As we already know,
Chinua Achebe was born in Nigeria but, at the same time, he received his
education in English. He had an “identity crisis” since he was influenced by
both cultures. He had the two views of Africa: the one from the Africans and
the one from the colonisers. To me, this novel is, in a way, product of an
introspection that embodies questions about who he was and where he came from.
It is interesting to
read how the author contrasts both images: at the beginning, showing the
stereotype of a primitive and violent Africa, but then we continue reading and
we face a situation in which Okoye came to see another Unoka who had a debt
with him and before he collects the debt, instead, they first share a kola nut
and they pray for their ancestors for health and protection, and after having
talked for a while he introduces the debt with a proverb. We keep on reading,
we get immersed into the Igbo culture and suddenly some lights of civilization
emerge. We are shown a region of Africa in which people are socially organised
in villages and clans. We are shown people who have a “currency” (cowries), who
work the soil and have plantations of yam, beans and cassava; people who
worship their ancestors and give funerals to the ones who die. We are shown a
deeply religious culture in which their religion was present in the way they
interacted, the way they decided on war, the way they farmed, in their rituals,
in their traditions and beliefs. We are shown the idiosyncrasy of a
civilization.
Bearing these aspects
in mind, Chinua Achebe succeeds in breaking with the stereotypes many people
have of speechless Africans who live like savage animals and he, in a way,
redeems the identity of his region before it was invaded.
Finally, here is very
thought-provoking kind of poem I found while doing some research, it’s called
George Catlin’s Creed. George Catlin was an American painter who produced a
collection of paintings of American Indians (who were also colonised by white
men). He described American Indians as “a truly lofty and noble race” and,
impressed by them, he wrote the following words which I think can be applied to every civilization that was once colonised (in Africa, Australia, America, Chile, etc) that will make you think who the
real “uncivilized” are:
I love a people that have always made me welcome to
the very best that they had.
I love a people who are honest without laws, who have
no jails and no poorhouses.
I love a people who keep the commandments without ever
having read or heard them preached from the pulpit.

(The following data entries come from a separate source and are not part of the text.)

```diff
@@ -6142,6 +6251,31 @@
     }
   }
 }
+__global__ __launch_bounds__(64) void mxa_stream_head_probe_kernel(uint32_t seed, int hw, int n, double* out, uint64_t* state,
+                                                                   uint32_t* scratch) {
+  mxa::mt_seed_head(scratch, seed, hw);
+  uint32_t* key[MT_HEAD_BATCH];
+#pragma unroll
+  for (int q = 0; q < MT_HEAD_BATCH; q++) key[q] = scratch;
+  mxa::mt_gen_heads(key, 1, hw);
+  mxa::RSt<false> r;
+  r.lw = nullptr;
+  r.lw0 = r.lwn = 0;
+  r.key = scratch;
+  r.p = MXA_MT_N;
+  r.m = 1;
+  r.hasg = 0;
+  r.gauss = 0;
+  for (int i = 0; i < n; i++) {
+    const double v = (double)mxa::rs_randint(r, 0, 100);
+    mxa::rs_head_guard(r, hw);
+    if (__lane_id() == 0) {
+      out[i] = v;
+      state[2 * i] = (uint64_t)(uint32_t)r.p;
+      state[2 * i + 1] = (uint64_t)(uint32_t)r.hasg;
+    }
+  }
+}
 __global__ void mxa_math_probe_kernel(int mode, const double* x, const double* y, double* out, int64_t n) {
   int64_t i = (int64_t)blockIdx.x * blockDim.x + threadIdx.x;
   if (i >= n) return;
diff --git a/marl-optimal-execution_amd/csrc/mxa_layout.h b/marl-optimal-execution_amd/csrc/mxa_layout.h
--- a/marl-optimal-execution_amd/csrc/mxa_layout.h
+++ b/marl-optimal-execution_amd/csrc/mxa_layout.h
@@ -38,6 +38,8 @@
 
 enum { AG_EXCHANGE = 0, AG_ZI = 1, AG_NOISE = 2, AG_VALUE = 3, AG_POVMM = 4, AG_MOMENTUM = 5, AG_REPLAY = 6, AG_DUMMYRL = 7,
        AG_MKTMAKER = 8, AG_HBL = 9, AG_OBI = 10, AG_TWAP = 11, AG_SBMM = 12 };
+enum { MXA_STREAM_FULL = 0, MXA_STREAM_HEAD = 1, MXA_STREAM_NONE = 2 };
+#define MXA_STREAM_HEAD_WORDS 64
 #define MXA_SB_ID_BASE 0x40000000
 
 enum { ST_RUNNING = 0, ST_DONE = 1, ST_ERROR = 2 };
diff --git a/marl-optimal-execution_amd/mxabides/_lib.py b/marl-optimal-execution_amd/mxabides/_lib.py
--- a/marl-optimal-execution_amd/mxabides/_lib.py
+++ b/marl-optimal-execution_amd/mxabides/_lib.py
@@ -168,6 +168,9 @@
 VARIATE_BINDINGS = {
     "mxa_variate_probe": ([_I32, _U32, _P, _I32, _I32, _P, _P], _I32),
 }
+STREAM_BINDINGS = {
+    "mxa_stream_head_probe": ([_I32, _U32, _I32, _I32, _P, _P], _I32),
+}
 POLICY_FEATURES_BINDINGS = {
     "mxa_step_policy_spec": ([_P, _I32, _I32, ctypes.POINTER(Policy), ctypes.POINTER(StateSpec), _P, _P, _P, _P, _P],
                              _I32),
@@ -191,7 +194,7 @@
         raise MxaError("libmxa.so not built (%s); run __graft_entry__.build()" % LIB_PATH)
     L = ctypes.CDLL(LIB_PATH)
     for name, (argtypes, restype) in list(BINDINGS.items()) + list(SNAPSHOT_BINDINGS.items()) + list(DEPTH_BINDINGS.items()) \
-            + list(BARS_BINDINGS.items()) + list(VARIATE_BINDINGS.items()) + list(POLICY_FEATURES_BINDINGS.items()):
+            + list(BARS_BINDINGS.items()) + list(VARIATE_BINDINGS.items()) + list(STREAM_BINDINGS.items()) + list(POLICY_FEATURES_BINDINGS.items()):
         if hasattr(L, name):
             f = getattr(L, name)
             f.argtypes, f.restype = argtypes, restype
```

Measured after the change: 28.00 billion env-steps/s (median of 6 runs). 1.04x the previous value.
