Result: slower. 1.922 million images/s (-2.6%).

```diff
diff --git a/scale_imagenet_amd/csrc/head.hip b/scale_imagenet_amd/csrc/head.hip
--- a/scale_imagenet_amd/csrc/head.hip
+++ b/scale_imagenet_amd/csrc/head.hip
@@ -25,38 +25,40 @@
 #ifndef TT_LIN1_WGS
 #define TT_LIN1_WGS 256
 #endif
-constexpr int G_BM = TT_LIN1_BM, G_BN = 128;
+constexpr int G_BM = 128, G_BN = 128;
 constexpr int G_MT = G_BM / 32, G_NT = G_BN / 32;
 constexpr int G_KS = 1;
 constexpr int G_CHUNK = 1024;
-constexpr int G_STAGE = (G_MT + G_NT) * G_KS * NP * G_CHUNK;
 #ifndef TT_LIN1_STAGES
 #define TT_LIN1_STAGES 4
 #endif
 constexpr int G_STAGES = TT_LIN1_STAGES;
-#ifndef TT_LIN1_WAVES
-#define TT_LIN1_WAVES (TT_LIN1_BM / 32)
-#endif
-constexpr int G_WAVES = TT_LIN1_WAVES;
-constexpr int G_WN = G_WAVES / G_MT, NPW = G_NT / G_WN;
-static_assert(G_WAVES % G_MT == 0 && G_NT % G_WN == 0, "waves tile the workgroup's output");
-constexpr int G_CHUNKS = (G_MT + G_NT) * G_KS * NP;
+constexpr int G_WAVES = 4, NPW = G_NT;
 #ifndef TT_LIN1_LOADERS
 #define TT_LIN1_LOADERS 0
 #endif
 constexpr int G_LOADERS = TT_LIN1_LOADERS;
 constexpr int G_THREADS = 64 * (G_WAVES + G_LOADERS);
 constexpr int G_LW = G_LOADERS ? G_LOADERS : G_WAVES;
-constexpr int G_LOADS = (G_CHUNKS + G_LW - 1) / G_LW;
-constexpr int G_LDS = G_STAGES * G_STAGE + G_CHUNK;
+template <int BM>
+struct Lin1Tile {
+  static_assert(BM == 128 || BM == 256, "one or two M-tiles of 32 rows per wave");
+  static constexpr int MT = BM / 32, MPW = MT / G_WAVES;
+  static constexpr int CHUNKS = (MT + G_NT) * G_KS * NP;
+  static constexpr int STAGE = CHUNKS * G_CHUNK;
+  static constexpr int LOADS = (CHUNKS + G_LW - 1) / G_LW;
+  static constexpr int LDS = G_STAGES * STAGE + G_CHUNK;
+};
 
 #ifdef TT_LIN1_STAMP
 __device__ unsigned long long g_lin1_stamps[512][2];
 #endif
-template <int AUX_A, int AUX_B>
+template <int AUX_A, int AUX_B, int BM = TT_LIN1_BM>
 __global__ __launch_bounds__(G_THREADS) void gemm_f16x2_kernel(const uint8_t *__restrict__ Af, const uint8_t *__restrict__ Bf,
                                                          float *__restrict__ part, int M, int N, int KS, int ks_per,
                                                          int n_tiles, int m_tiles, int splits) {
+  using T = Lin1Tile<BM>;
+  constexpr int G_MT = T::MT, MPW = T::MPW, G_CHUNKS = T::CHUNKS, G_STAGE = T::STAGE, G_LOADS = T::LOADS;
   extern __shared__ __align__(16) uint8_t lds[];
   const int lane = threadIdx.x & 63, wave = __builtin_amdgcn_readfirstlane(threadIdx.x >> 6);
   const bool loader = G_LOADERS ? wave >= G_WAVES : true, consumer = wave < G_WAVES;
@@ -108,8 +110,7 @@
     });
   };
 
-  constexpr int MPW = 1;
-  const int wm = wave % G_MT, wn = wave / G_MT;
+  const int wm = wave % G_WAVES;
   f32x16 acc[MPW][NPW];
 #pragma unroll
   for (int i = 0; i < MPW; ++i)
@@ -118,7 +119,7 @@
 #pragma unroll
       for (int r = 0; r < 16; ++r) acc[i][j][r] = 0.f;
 
-  static_assert(G_KS == 1 && MPW == 1 && NPW == 4, "the fragment pipeline below is written for one k-step per stage and four N-tiles per wave");
+  static_assert(G_KS == 1 && (MPW == 1 || MPW == 2) && NPW == 4, "the fragment pipeline below is written for one k-step per stage, one or two M-tiles and four N-tiles per wave");
   auto wait_landed = [&](int younger) {
     if (younger >= 5) asm volatile("s_waitcnt vmcnt(%0)" ::"n"(5 * G_LOADS) : "memory");
     else if (younger == 4) asm volatile("s_waitcnt vmcnt(%0)" ::"n"(4 * G_LOADS) : "memory");
@@ -137,56 +138,99 @@
   }
   __builtin_amdgcn_s_barrier();
   typedef uint32_t u32x4 __attribute__((ext_vector_type(4)));
-  u32x4 af[2][NP], bq[NPW][NP];
+  u32x4 af[2][MPW][NP], bq[NPW][NP];
 #define TT_DSRD(dst, addr, off) asm volatile("ds_read_b128 %0, %1 offset:%2" : "=&v"(dst) : "v"(addr), "n"(off))
   const uint32_t lds0 = (uint32_t)(uintptr_t)(__attribute__((address_space(3))) void *)lds + (uint32_t)lane * 16u;
-  const uint32_t offA = (uint32_t)(wm * NP) * G_CHUNK, offB = (uint32_t)(G_MT * NP + wn * NPW * NP) * G_CHUNK;
-  auto tile = [&](int j, const u32x4 (&a_cur)[NP]) {
+  const uint32_t offA = (uint32_t)(wm * NP) * G_CHUNK, offB = (uint32_t)(G_MT * NP) * G_CHUNK;
+  constexpr uint32_t offA1 = (uint32_t)(G_WAVES * NP) * G_CHUNK;
+  auto tile = [&](auto i_c, int j, const u32x4 (&a_cur)[NP]) {
+    constexpr int i = decltype(i_c)::value;
     if constexpr (kLin1Skip & 4) {
-      acc[0][j][0] += __uint_as_float(a_cur[0][0] ^ bq[j][0][0] ^ bq[j][1][0] ^ a_cur[1][0]);
+      acc[i][j][0] += __uint_as_float(a_cur[0][0] ^ bq[j][0][0] ^ bq[j][1][0] ^ a_cur[1][0]);
     } else {
       const f16x8 a0 = __builtin_bit_cast(f16x8, a_cur[0]), a1 = __builtin_bit_cast(f16x8, a_cur[1]);
       const f16x8 b0 = __builtin_bit_cast(f16x8, bq[j][0]), b1 = __builtin_bit_cast(f16x8, bq[j][1]);
-      acc[0][j] = __builtin_amdgcn_mfma_f32_32x32x16_f16(a1, b0, acc[0][j], 0, 0, 0);
-      acc[0][j] = __builtin_amdgcn_mfma_f32_32x32x16_f16(a0, b1, acc[0][j], 0, 0, 0);
-      acc[0][j] = __builtin_amdgcn_mfma_f32_32x32x16_f16(a0, b0, acc[0][j], 0, 0, 0);
+      acc[i][j] = __builtin_amdgcn_mfma_f32_32x32x16_f16(a1, b0, acc[i][j], 0, 0, 0);
+      acc[i][j] = __builtin_amdgcn_mfma_f32_32x32x16_f16(a0, b1, acc[i][j], 0, 0, 0);
+      acc[i][j] = __builtin_amdgcn_mfma_f32_32x32x16_f16(a0, b0, acc[i][j], 0, 0, 0);
     }
     __builtin_amdgcn_sched_barrier(0);
   };
+  constexpr std::integral_constant<int, 0> m0{};
+  constexpr std::integral_constant<int, MPW - 1> m1{};
   auto kstep = [&](auto par_c, int it) {
     constexpr int P = decltype(par_c)::value;
-    u32x4 (&a_cur)[NP] = af[P];
-    u32x4 (&a_nxt)[NP] = af[1 - P];
+    u32x4 (&a_cur)[MPW][NP] = af[P];
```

I love a people who never swear or take the name of
God in vain.
I love a people "who love their neighbors as they
love themselves."
I love a people who worship God without a Bible, for I
believe that God loves them also.
I love a people whose religion is all the same, and
who are free from religious animosities.
I love a people who have never raised a hand against
me, or stolen my property, when there was no law to punish either.
I love and don't fear mankind where God has made and
left them, for they are his children.
I love the people who have never fought a battle with
the white man, except on their own ground.
I love a people who live and keep what is their own
without lock and keys.
I love a people who do the best they can. And oh how I
love a people who don't live for the love of money.
The tittle caught me at the moment that I read it, but I had another taught before read the whole poem.
ResponderEliminarWhen I first read the tittle of the post "I love the people who have never fought a battle with the white man, except on their own ground", I remember the reasons why Achebe wrote in English, one of them was because English is the language that majority of people could understand and, as consequence, Achebe also could show aspects of his culture that hadn't been shown before, and the fact that English is the language of the British colonizers of Nigeria, the country where he came from. And makes sense that write in English was the way for him to fight against the British colony, because it was the same ground which is language, English.
Thank you Valentina for your comment, it is interesting to read another points of view. Yes, I see your point in the sense of using English to "fight" (not phisically obviously) against white men. But the reason why I included the poem was because at first I tried to imagine myself in Achebe's shoes and it wasn't hard for me since I'm a Mapuche descendant and I've grown up listening to my grandfather's stories about the Mapuches so I tries to expand on the view of white men colonizing the whole world because they made a distinction between civilized and uncivilized (I still do not understant the parameters they employ to make such distinctions) so I tried to relate what I read in Things Fall Apart and Achebe's feelings with what has happened historically in many places, including our country.